:: EXERCISE GOAL ::
After locating the line that contains "if (lane == 0) o.ring[op" in the records below, write out exactly that line and each line after it through the one that contains "void __launch_bounds__(256) k_lz4_compress(const", and nothing else.

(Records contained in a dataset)
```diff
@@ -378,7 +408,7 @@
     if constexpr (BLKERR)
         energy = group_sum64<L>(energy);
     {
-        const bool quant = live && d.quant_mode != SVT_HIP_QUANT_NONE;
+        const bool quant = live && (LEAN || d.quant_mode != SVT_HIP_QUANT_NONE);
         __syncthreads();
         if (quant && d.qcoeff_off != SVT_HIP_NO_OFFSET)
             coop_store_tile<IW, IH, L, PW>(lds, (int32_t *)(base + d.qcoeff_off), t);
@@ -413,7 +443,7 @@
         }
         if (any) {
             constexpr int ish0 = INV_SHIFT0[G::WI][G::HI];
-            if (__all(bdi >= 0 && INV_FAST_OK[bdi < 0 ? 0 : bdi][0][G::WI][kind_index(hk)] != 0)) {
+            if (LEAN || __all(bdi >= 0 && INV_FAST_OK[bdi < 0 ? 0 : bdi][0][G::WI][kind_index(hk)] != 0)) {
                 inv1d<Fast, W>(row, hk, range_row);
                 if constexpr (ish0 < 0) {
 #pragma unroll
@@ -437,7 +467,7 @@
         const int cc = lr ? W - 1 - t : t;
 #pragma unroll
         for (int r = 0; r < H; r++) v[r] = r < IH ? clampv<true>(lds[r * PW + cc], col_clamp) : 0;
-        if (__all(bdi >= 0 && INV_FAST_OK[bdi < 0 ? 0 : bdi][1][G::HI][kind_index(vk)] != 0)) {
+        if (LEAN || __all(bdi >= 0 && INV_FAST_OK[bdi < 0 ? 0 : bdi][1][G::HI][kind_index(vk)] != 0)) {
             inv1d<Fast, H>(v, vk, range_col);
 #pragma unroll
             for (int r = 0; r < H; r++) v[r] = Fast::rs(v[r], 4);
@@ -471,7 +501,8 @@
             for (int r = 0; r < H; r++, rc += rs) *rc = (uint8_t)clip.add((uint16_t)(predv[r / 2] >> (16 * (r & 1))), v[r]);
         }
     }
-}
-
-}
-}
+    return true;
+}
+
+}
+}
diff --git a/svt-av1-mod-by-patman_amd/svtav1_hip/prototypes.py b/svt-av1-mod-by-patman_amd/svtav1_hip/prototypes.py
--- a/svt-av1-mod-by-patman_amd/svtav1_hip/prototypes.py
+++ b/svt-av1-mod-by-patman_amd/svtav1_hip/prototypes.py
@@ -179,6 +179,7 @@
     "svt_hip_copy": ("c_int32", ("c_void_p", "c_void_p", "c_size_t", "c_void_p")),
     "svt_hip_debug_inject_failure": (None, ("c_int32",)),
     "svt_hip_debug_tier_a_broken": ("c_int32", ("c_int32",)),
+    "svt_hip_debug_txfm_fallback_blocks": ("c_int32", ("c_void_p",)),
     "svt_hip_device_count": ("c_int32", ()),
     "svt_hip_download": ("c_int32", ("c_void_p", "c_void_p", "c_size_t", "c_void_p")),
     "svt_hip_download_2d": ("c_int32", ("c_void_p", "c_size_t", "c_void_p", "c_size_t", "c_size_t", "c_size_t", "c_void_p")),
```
--
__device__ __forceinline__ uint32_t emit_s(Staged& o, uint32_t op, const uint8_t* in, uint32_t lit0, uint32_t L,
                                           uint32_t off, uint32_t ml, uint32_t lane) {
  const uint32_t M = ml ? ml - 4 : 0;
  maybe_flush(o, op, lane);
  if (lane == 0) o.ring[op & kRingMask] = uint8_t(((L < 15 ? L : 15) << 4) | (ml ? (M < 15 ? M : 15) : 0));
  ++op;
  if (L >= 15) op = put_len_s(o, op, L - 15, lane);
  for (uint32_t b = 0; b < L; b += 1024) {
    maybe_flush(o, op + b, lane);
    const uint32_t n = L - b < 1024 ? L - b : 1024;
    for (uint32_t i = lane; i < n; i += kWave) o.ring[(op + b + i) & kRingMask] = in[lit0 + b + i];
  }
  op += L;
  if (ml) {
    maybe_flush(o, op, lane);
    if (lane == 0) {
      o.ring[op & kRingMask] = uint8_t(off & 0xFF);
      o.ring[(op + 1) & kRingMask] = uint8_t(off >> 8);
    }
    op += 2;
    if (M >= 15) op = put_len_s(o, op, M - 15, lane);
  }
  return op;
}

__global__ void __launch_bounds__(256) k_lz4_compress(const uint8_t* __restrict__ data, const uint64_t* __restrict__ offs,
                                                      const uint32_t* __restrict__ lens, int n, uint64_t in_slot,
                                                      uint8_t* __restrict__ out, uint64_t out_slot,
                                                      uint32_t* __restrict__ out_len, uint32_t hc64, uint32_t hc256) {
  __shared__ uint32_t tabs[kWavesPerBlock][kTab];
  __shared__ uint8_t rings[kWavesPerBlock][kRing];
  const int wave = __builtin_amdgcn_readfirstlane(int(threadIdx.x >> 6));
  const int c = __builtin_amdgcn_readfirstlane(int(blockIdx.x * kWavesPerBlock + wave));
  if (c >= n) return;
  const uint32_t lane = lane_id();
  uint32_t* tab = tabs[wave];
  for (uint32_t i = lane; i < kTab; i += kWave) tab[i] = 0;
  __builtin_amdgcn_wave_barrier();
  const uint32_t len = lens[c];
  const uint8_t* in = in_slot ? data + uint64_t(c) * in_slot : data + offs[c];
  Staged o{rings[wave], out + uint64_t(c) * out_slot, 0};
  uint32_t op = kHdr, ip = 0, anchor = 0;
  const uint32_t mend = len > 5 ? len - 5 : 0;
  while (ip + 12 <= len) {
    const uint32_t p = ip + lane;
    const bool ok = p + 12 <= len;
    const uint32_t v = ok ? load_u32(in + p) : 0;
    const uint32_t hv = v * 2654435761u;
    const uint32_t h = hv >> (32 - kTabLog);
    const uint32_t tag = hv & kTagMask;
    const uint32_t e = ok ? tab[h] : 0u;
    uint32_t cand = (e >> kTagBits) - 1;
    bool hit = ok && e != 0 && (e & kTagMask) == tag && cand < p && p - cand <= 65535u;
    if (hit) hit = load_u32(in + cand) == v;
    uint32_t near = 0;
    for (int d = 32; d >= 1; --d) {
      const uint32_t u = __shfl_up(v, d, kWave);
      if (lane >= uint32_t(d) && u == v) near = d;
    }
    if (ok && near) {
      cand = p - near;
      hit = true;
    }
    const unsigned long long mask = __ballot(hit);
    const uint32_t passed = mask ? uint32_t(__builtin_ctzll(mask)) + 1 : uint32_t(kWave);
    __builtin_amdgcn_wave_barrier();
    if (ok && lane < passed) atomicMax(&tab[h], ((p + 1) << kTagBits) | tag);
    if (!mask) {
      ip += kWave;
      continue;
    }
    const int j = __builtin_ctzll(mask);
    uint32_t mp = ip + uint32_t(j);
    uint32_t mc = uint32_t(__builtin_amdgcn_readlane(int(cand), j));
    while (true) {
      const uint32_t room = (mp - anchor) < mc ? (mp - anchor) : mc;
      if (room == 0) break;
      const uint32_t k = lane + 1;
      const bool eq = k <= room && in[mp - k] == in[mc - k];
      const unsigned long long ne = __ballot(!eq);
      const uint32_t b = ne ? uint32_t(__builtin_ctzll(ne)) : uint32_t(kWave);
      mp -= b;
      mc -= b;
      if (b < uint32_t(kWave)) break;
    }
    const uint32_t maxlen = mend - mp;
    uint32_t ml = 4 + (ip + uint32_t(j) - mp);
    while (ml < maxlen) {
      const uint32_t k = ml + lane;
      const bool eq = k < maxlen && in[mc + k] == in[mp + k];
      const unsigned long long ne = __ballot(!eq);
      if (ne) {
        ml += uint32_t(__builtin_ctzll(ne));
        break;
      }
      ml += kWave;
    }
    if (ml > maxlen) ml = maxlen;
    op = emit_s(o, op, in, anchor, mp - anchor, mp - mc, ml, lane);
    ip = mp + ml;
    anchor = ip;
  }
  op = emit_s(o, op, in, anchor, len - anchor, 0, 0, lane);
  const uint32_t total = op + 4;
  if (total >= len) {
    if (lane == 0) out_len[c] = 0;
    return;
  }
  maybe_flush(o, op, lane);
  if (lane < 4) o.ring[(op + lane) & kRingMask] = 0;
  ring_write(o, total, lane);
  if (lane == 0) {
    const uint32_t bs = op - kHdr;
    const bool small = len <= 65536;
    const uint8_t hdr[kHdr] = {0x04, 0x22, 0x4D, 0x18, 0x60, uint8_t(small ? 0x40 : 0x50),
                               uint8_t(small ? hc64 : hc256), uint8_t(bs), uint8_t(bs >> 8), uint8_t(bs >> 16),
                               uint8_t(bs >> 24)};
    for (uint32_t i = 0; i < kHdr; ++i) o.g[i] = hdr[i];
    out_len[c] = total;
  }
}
==
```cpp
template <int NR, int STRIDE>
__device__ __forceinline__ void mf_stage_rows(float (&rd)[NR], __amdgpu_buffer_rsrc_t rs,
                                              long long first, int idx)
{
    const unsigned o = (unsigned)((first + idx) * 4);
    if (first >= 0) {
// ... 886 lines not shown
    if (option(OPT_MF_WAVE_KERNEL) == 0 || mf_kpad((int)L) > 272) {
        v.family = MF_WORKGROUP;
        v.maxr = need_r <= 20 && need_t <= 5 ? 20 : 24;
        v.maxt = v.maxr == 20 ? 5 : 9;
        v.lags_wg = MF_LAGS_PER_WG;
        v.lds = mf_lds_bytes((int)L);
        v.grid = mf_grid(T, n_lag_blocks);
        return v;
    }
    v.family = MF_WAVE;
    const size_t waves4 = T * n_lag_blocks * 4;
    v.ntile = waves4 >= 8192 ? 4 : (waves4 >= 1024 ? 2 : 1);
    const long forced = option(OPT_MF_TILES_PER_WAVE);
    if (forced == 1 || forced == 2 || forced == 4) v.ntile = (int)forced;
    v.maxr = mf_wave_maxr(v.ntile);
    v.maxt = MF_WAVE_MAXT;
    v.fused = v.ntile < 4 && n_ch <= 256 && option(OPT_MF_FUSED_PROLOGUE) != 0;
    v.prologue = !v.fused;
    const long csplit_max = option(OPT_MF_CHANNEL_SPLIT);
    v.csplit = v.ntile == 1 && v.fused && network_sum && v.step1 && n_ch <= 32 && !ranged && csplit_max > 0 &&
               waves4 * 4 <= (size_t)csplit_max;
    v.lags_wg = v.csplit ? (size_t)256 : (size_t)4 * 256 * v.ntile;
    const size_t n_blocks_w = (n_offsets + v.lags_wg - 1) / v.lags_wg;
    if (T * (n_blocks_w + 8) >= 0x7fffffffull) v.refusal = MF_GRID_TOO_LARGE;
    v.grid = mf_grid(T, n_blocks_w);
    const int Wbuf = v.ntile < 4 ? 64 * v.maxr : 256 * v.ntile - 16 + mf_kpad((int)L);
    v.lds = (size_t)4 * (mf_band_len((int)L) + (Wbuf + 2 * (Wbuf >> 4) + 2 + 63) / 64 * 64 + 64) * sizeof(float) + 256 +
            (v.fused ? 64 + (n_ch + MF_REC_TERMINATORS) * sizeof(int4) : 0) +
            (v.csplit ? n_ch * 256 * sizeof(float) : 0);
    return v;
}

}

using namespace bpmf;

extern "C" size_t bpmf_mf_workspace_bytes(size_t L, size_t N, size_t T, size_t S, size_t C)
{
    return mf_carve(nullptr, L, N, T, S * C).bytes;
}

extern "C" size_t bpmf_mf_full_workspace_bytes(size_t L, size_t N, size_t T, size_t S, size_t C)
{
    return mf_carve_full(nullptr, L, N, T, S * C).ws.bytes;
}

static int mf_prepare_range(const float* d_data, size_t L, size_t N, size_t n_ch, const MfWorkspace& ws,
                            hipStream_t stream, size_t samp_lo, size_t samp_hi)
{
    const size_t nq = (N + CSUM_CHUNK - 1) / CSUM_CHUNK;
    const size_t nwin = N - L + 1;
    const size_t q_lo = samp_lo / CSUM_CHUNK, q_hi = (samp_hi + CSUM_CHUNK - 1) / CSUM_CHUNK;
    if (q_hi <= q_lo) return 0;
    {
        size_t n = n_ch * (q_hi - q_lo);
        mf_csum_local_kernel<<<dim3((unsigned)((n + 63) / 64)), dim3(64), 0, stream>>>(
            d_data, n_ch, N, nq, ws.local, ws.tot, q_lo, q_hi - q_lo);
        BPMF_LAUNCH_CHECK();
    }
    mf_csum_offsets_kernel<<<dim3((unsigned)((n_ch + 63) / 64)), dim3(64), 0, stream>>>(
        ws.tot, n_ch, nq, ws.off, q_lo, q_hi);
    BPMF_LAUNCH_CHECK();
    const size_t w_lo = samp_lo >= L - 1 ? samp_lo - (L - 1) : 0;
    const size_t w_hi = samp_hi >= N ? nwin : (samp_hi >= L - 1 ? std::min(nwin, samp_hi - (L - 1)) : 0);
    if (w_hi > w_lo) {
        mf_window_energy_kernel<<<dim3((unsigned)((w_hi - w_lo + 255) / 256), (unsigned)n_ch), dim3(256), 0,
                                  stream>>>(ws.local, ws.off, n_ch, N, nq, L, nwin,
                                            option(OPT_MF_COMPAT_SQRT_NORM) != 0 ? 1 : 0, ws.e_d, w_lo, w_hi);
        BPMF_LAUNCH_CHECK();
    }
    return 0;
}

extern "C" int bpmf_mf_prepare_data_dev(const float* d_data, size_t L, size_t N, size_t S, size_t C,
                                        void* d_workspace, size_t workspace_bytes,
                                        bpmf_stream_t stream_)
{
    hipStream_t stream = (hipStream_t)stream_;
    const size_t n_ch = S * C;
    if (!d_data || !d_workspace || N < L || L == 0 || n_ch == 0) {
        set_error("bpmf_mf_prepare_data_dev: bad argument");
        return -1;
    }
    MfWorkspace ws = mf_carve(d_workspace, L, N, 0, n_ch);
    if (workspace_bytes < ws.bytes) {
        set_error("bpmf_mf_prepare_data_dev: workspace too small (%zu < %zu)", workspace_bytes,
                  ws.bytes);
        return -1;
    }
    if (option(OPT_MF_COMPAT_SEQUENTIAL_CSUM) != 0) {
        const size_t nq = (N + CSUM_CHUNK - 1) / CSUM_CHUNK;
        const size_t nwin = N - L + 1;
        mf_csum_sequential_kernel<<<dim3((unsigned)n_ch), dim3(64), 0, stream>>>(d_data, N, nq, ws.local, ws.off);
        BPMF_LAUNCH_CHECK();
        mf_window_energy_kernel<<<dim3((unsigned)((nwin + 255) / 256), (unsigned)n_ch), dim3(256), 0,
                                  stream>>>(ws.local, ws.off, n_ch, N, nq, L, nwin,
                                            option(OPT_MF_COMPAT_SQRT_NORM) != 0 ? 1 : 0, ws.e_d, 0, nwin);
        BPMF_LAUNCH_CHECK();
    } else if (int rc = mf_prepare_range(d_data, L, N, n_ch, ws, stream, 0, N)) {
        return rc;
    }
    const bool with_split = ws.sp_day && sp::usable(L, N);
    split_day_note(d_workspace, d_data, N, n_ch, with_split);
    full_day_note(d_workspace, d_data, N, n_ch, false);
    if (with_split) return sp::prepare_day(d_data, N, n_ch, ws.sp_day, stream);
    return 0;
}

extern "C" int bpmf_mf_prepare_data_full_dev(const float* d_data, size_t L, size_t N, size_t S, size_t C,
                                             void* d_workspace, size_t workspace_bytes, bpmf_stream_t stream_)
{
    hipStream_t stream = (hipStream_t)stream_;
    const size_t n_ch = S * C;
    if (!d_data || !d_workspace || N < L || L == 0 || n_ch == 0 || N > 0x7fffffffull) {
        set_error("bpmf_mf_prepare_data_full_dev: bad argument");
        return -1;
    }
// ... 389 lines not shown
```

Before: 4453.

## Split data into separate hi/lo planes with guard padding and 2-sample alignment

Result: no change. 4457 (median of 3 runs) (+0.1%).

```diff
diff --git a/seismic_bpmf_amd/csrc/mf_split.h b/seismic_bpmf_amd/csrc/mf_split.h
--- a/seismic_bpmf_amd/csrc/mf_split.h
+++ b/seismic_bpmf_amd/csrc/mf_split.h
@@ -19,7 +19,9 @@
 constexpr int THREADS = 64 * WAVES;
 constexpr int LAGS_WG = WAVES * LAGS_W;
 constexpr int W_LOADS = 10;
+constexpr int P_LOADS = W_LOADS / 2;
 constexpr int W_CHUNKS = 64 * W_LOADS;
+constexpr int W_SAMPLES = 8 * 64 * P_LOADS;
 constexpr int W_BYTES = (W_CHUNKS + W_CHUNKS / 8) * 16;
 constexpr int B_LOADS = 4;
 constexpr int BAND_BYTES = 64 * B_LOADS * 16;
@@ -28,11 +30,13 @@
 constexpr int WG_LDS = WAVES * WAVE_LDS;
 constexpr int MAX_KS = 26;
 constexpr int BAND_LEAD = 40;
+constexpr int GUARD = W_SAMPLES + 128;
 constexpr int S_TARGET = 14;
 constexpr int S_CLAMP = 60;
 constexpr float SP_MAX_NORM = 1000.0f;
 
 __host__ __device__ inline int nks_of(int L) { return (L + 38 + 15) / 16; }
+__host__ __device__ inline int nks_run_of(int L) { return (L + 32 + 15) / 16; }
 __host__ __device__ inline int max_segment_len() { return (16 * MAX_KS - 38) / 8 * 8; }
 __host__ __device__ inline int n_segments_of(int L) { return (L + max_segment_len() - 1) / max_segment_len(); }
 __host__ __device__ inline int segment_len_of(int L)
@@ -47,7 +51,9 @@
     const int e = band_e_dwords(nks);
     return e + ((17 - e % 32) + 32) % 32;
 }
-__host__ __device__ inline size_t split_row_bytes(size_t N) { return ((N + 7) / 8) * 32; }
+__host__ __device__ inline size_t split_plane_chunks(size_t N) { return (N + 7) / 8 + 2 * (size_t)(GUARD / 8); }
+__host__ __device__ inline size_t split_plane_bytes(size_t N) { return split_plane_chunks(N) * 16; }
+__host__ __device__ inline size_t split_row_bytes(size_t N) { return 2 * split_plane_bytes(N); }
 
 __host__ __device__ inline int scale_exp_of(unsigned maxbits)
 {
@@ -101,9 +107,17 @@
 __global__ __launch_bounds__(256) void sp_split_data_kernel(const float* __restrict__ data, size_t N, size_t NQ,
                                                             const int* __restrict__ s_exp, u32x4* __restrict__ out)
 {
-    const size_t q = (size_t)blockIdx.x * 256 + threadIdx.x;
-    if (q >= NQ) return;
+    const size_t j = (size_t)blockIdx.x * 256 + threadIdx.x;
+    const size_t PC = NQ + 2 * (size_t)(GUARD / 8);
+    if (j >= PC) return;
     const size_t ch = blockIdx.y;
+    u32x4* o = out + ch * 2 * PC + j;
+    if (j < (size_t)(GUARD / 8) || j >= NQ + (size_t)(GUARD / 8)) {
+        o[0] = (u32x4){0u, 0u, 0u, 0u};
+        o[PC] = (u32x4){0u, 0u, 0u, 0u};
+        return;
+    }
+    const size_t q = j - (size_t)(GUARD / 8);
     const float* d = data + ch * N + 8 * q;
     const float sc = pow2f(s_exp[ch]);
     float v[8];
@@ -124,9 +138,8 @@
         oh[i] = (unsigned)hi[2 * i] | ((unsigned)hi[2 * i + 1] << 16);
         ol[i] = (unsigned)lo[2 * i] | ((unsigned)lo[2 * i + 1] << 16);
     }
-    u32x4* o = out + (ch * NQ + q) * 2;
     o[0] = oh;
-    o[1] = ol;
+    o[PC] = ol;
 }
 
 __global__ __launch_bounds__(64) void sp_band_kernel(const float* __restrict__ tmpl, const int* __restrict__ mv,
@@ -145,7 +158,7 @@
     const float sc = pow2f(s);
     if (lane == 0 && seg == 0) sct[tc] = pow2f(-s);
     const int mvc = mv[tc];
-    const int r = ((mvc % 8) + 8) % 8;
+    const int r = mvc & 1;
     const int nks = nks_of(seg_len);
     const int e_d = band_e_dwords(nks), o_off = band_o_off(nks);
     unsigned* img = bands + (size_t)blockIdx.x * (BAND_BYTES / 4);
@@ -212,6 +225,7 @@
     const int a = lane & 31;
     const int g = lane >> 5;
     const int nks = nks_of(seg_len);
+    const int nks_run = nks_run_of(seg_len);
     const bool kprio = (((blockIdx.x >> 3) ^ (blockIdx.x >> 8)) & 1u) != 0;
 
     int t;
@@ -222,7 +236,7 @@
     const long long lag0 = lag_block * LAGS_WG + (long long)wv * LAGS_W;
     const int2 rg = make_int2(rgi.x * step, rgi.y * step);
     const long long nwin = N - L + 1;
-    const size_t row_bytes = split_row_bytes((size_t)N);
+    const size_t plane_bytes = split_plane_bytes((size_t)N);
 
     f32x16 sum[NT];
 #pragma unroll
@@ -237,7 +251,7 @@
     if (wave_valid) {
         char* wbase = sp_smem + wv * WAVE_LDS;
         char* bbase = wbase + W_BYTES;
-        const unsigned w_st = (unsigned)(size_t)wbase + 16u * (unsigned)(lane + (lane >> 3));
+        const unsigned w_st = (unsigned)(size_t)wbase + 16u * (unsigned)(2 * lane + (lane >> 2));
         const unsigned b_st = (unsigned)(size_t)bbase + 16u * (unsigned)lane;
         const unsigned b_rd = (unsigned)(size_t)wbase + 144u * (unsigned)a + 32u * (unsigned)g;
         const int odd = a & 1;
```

:: RESPONSE AREA ::
  if (lane == 0) o.ring[op & kRingMask] = uint8_t(((L < 15 ? L : 15) << 4) | (ml ? (M < 15 ? M : 15) : 0));
  ++op;
  if (L >= 15) op = put_len_s(o, op, L - 15, lane);
  for (uint32_t b = 0; b < L; b += 1024) {
    maybe_flush(o, op + b, lane);
    const uint32_t n = L - b < 1024 ? L - b : 1024;
    for (uint32_t i = lane; i < n; i += kWave) o.ring[(op + b + i) & kRingMask] = in[lit0 + b + i];
  }
  op += L;
  if (ml) {
    maybe_flush(o, op, lane);
    if (lane == 0) {
      o.ring[op & kRingMask] = uint8_t(off & 0xFF);
      o.ring[(op + 1) & kRingMask] = uint8_t(off >> 8);
    }
    op += 2;
    if (M >= 15) op = put_len_s(o, op, M - 15, lane);
  }
  return op;
}

__global__ void __launch_bounds__(256) k_lz4_compress(const uint8_t* __restrict__ data, const uint64_t* __restrict__ offs,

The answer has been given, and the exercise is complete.